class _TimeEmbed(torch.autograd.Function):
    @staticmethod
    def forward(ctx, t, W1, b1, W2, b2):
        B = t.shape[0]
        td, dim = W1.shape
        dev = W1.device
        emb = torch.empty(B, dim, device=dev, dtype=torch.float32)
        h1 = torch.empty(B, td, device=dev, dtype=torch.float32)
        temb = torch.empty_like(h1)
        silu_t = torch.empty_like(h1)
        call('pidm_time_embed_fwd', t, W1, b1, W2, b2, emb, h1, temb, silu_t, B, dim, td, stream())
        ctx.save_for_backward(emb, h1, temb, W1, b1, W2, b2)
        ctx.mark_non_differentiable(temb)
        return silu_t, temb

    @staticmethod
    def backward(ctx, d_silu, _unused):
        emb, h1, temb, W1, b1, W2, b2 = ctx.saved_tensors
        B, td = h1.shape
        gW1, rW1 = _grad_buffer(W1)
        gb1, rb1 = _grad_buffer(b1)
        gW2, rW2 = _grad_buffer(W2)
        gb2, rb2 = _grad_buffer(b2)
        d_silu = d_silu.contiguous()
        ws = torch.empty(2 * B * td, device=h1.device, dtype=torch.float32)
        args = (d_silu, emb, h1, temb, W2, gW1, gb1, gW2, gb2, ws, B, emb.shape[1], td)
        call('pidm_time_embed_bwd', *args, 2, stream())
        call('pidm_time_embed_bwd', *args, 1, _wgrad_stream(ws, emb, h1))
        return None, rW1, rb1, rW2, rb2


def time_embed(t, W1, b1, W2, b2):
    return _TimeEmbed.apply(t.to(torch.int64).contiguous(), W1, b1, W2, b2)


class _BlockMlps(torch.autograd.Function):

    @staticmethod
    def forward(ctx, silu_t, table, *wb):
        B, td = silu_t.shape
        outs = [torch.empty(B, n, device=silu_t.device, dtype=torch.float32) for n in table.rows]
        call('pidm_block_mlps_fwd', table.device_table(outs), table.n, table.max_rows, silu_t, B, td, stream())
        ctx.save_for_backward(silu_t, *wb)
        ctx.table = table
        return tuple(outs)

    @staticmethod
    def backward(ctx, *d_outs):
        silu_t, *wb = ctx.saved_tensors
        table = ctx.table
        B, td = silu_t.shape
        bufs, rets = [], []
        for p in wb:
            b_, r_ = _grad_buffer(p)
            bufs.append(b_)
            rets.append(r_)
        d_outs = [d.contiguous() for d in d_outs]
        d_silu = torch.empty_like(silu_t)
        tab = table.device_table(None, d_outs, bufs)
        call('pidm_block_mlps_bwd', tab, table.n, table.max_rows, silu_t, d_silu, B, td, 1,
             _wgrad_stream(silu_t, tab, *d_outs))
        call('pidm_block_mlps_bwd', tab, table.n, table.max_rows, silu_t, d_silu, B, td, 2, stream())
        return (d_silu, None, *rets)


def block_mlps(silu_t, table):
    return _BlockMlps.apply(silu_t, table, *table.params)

...

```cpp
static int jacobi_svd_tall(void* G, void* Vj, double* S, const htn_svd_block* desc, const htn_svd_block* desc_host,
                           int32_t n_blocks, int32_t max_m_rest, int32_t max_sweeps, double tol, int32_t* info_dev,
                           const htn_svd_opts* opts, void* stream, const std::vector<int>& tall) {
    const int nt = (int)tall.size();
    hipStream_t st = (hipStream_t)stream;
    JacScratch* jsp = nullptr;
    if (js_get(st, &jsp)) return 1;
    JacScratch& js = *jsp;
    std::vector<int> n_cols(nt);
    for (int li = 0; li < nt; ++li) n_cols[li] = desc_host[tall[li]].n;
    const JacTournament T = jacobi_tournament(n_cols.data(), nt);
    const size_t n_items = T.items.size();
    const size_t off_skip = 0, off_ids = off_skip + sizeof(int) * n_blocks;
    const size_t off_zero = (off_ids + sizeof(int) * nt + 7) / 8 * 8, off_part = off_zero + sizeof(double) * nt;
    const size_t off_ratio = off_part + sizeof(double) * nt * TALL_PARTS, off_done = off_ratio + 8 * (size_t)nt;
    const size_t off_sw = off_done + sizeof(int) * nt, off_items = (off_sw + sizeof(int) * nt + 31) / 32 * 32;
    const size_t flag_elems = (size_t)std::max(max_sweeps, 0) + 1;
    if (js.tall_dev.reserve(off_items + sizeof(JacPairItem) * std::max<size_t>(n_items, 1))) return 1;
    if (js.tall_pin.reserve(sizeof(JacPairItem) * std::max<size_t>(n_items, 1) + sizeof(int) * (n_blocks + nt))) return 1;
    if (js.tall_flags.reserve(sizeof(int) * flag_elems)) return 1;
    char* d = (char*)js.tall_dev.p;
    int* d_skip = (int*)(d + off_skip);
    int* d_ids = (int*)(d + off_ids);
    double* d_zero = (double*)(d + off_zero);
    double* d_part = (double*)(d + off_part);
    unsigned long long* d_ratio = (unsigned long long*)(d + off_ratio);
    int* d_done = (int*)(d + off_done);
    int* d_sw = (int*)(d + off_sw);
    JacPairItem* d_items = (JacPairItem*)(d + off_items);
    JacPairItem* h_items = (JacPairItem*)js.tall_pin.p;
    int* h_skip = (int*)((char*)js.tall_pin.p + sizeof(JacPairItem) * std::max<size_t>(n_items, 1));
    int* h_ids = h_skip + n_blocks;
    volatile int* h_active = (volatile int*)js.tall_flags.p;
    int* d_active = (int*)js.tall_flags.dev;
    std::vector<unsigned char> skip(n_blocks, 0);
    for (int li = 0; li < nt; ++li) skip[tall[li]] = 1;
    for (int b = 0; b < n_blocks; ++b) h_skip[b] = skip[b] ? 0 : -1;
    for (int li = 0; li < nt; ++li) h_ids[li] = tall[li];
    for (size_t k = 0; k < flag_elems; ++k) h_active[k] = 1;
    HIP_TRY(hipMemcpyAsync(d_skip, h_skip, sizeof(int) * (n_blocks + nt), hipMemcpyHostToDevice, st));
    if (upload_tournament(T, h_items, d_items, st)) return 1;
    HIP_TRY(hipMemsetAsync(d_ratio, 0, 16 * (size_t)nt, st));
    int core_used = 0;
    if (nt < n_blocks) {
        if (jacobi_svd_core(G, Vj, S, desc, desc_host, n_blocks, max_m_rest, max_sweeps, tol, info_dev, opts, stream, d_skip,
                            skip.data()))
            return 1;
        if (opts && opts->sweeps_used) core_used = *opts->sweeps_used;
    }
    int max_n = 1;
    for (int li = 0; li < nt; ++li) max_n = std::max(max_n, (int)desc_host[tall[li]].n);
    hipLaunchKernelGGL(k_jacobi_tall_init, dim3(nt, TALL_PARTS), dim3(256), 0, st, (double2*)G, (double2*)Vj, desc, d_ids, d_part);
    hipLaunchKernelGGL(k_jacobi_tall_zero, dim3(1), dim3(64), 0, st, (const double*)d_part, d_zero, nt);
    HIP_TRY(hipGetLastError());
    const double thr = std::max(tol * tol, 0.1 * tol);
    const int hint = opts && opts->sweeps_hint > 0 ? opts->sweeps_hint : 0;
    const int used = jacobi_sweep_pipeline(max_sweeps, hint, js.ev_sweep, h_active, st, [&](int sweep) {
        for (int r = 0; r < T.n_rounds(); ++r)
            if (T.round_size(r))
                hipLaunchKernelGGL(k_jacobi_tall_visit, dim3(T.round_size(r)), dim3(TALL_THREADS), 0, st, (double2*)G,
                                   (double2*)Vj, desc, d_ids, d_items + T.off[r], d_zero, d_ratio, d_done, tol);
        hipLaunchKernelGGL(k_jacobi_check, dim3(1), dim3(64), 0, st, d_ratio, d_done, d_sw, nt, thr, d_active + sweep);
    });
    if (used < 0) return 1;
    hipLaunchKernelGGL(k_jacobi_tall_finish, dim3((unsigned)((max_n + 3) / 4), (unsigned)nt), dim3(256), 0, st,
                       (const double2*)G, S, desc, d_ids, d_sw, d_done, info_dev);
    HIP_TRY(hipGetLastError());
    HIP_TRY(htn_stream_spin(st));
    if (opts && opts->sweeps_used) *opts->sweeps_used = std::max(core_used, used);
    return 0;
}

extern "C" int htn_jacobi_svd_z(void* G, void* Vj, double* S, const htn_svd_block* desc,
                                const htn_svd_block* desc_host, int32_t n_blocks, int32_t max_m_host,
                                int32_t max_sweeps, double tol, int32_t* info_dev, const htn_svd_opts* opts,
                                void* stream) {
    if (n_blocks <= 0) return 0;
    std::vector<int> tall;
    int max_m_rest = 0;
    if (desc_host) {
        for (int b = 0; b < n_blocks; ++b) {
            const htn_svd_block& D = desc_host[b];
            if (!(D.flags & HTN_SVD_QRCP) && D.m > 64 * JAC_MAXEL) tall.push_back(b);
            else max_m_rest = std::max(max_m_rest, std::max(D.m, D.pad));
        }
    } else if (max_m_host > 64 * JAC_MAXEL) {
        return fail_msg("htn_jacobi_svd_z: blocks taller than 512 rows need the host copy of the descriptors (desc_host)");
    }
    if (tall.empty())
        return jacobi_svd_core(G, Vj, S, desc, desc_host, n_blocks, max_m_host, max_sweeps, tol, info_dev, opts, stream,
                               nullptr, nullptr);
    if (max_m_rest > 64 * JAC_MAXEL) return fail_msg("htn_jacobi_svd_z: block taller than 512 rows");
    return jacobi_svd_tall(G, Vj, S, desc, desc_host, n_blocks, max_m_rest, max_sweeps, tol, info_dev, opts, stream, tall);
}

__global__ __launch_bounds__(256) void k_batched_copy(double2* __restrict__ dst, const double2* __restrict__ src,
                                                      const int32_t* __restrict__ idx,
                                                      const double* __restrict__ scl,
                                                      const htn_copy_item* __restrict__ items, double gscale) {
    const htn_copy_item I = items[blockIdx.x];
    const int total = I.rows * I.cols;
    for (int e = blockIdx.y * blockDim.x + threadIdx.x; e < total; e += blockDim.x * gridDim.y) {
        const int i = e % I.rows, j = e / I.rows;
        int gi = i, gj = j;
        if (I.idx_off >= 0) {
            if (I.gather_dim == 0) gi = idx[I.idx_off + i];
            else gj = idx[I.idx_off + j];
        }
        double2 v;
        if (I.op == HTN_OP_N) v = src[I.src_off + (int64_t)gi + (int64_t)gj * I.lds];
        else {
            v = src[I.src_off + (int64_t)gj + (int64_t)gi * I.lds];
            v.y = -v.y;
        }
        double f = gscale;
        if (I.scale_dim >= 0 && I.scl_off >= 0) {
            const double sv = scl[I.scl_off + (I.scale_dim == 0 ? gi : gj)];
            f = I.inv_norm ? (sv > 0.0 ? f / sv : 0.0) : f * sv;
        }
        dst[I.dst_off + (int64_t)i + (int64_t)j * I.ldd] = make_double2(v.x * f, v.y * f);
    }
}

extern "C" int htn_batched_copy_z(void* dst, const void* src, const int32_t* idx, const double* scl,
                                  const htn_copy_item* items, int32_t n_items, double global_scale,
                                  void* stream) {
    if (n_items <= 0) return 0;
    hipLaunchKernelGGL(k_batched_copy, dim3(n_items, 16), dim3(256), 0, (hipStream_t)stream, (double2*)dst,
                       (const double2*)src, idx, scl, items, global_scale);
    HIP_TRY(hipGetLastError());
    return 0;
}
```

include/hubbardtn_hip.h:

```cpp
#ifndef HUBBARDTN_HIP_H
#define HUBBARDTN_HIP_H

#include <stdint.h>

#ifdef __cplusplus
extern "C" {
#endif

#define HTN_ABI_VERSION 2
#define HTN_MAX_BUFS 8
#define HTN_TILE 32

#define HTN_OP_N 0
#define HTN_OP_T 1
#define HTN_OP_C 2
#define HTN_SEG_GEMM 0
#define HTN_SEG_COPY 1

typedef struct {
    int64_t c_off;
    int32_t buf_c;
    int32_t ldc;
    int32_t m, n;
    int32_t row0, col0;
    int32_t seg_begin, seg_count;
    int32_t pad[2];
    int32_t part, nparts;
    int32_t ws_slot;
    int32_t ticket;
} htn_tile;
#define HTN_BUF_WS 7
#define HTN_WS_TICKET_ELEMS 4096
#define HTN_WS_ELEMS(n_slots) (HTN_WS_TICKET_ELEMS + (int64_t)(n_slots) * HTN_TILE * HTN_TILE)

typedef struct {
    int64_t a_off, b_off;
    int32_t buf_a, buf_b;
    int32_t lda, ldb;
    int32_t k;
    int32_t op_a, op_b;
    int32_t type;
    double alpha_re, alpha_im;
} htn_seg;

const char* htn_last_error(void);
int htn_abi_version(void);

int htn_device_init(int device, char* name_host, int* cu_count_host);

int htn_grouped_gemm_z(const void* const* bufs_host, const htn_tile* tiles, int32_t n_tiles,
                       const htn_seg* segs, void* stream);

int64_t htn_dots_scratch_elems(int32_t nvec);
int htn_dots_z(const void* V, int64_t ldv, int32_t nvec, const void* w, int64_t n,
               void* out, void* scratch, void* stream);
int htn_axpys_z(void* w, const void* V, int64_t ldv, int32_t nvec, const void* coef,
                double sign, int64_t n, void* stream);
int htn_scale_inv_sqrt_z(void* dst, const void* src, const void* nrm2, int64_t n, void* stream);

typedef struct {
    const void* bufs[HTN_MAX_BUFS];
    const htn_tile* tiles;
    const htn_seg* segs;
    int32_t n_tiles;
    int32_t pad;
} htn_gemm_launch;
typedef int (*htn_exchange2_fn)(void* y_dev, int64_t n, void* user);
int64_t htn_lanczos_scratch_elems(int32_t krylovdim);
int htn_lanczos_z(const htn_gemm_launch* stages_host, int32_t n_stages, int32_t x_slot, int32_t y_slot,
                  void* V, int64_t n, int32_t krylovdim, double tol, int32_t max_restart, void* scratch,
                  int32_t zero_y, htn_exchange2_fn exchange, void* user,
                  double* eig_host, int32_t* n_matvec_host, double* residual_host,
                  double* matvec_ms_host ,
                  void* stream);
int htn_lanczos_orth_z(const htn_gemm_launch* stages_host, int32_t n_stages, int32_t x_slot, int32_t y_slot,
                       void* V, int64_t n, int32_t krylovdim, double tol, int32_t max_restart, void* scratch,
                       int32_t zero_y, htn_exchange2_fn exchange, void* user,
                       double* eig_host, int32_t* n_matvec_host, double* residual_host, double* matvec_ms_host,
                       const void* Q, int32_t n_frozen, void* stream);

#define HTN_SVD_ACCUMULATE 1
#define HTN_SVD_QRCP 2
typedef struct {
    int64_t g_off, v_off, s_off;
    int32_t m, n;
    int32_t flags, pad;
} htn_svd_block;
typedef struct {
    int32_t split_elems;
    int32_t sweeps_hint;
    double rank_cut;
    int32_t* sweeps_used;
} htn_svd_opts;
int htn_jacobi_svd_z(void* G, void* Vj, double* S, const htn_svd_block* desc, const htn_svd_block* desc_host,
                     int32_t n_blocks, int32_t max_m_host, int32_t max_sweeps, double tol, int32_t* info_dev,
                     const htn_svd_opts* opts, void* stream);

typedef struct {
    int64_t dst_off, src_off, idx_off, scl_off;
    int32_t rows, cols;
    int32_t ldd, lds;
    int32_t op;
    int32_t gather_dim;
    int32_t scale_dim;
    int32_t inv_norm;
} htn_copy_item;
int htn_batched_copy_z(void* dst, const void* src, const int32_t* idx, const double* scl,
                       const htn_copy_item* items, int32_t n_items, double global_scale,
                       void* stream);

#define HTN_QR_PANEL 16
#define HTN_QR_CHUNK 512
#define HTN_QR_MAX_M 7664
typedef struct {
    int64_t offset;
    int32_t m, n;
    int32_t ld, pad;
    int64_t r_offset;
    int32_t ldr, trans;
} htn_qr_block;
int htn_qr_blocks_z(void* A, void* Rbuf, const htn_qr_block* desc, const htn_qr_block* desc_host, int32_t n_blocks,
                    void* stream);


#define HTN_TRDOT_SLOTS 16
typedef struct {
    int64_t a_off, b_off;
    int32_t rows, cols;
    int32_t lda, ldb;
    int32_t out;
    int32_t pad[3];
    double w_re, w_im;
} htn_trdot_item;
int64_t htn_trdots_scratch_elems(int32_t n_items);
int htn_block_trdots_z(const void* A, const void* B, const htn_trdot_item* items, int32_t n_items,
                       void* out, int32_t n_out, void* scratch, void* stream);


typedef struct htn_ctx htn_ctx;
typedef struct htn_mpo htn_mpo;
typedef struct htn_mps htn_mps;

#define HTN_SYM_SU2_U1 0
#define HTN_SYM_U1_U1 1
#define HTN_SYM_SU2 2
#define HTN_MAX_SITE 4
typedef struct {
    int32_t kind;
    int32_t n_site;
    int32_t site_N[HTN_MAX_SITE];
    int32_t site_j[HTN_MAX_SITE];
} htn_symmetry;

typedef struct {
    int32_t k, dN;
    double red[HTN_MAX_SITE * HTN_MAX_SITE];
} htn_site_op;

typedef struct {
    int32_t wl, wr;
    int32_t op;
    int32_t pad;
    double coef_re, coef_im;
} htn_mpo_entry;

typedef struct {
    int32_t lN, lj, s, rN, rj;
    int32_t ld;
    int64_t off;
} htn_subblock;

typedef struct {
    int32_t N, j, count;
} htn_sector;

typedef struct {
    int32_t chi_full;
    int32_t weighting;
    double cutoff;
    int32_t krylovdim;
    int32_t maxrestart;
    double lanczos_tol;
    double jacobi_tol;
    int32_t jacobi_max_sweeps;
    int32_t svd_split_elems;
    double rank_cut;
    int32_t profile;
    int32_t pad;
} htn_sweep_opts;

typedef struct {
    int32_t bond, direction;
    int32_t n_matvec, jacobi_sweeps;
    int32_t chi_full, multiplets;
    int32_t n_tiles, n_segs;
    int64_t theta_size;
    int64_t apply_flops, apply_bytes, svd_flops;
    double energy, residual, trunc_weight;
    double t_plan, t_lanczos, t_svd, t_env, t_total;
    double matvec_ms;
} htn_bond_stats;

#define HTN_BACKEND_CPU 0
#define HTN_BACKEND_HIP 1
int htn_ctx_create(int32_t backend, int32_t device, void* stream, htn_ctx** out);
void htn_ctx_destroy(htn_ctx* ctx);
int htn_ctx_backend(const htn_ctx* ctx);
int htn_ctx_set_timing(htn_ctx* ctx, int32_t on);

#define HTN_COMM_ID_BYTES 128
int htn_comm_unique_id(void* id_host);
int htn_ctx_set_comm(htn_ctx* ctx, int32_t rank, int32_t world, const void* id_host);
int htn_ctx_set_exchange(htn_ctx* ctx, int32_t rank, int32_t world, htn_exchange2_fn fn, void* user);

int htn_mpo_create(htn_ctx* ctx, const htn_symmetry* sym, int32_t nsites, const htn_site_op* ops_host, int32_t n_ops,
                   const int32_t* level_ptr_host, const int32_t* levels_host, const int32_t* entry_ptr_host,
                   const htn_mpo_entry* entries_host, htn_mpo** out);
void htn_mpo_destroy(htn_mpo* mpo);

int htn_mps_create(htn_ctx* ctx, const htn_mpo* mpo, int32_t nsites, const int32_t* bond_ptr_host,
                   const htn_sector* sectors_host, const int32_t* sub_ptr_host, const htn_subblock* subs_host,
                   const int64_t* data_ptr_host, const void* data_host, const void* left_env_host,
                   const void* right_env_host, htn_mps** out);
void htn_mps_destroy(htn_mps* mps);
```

▶ _EXERCISE PROMPT_:
In the listing above, find the line with "bufs.append(b_)" and the line with "return _BlockMlps.apply(silu_t, table, *table.params)", then reproduce both and every line between them exactly.

▶ _REPLY TO THE EXERCISE_:
            bufs.append(b_)
            rets.append(r_)
        d_outs = [d.contiguous() for d in d_outs]
        d_silu = torch.empty_like(silu_t)
        tab = table.device_table(None, d_outs, bufs)
        call('pidm_block_mlps_bwd', tab, table.n, table.max_rows, silu_t, d_silu, B, td, 1,
             _wgrad_stream(silu_t, tab, *d_outs))
        call('pidm_block_mlps_bwd', tab, table.n, table.max_rows, silu_t, d_silu, B, td, 2, stream())
        return (d_silu, None, *rets)


def block_mlps(silu_t, table):
    return _BlockMlps.apply(silu_t, table, *table.params)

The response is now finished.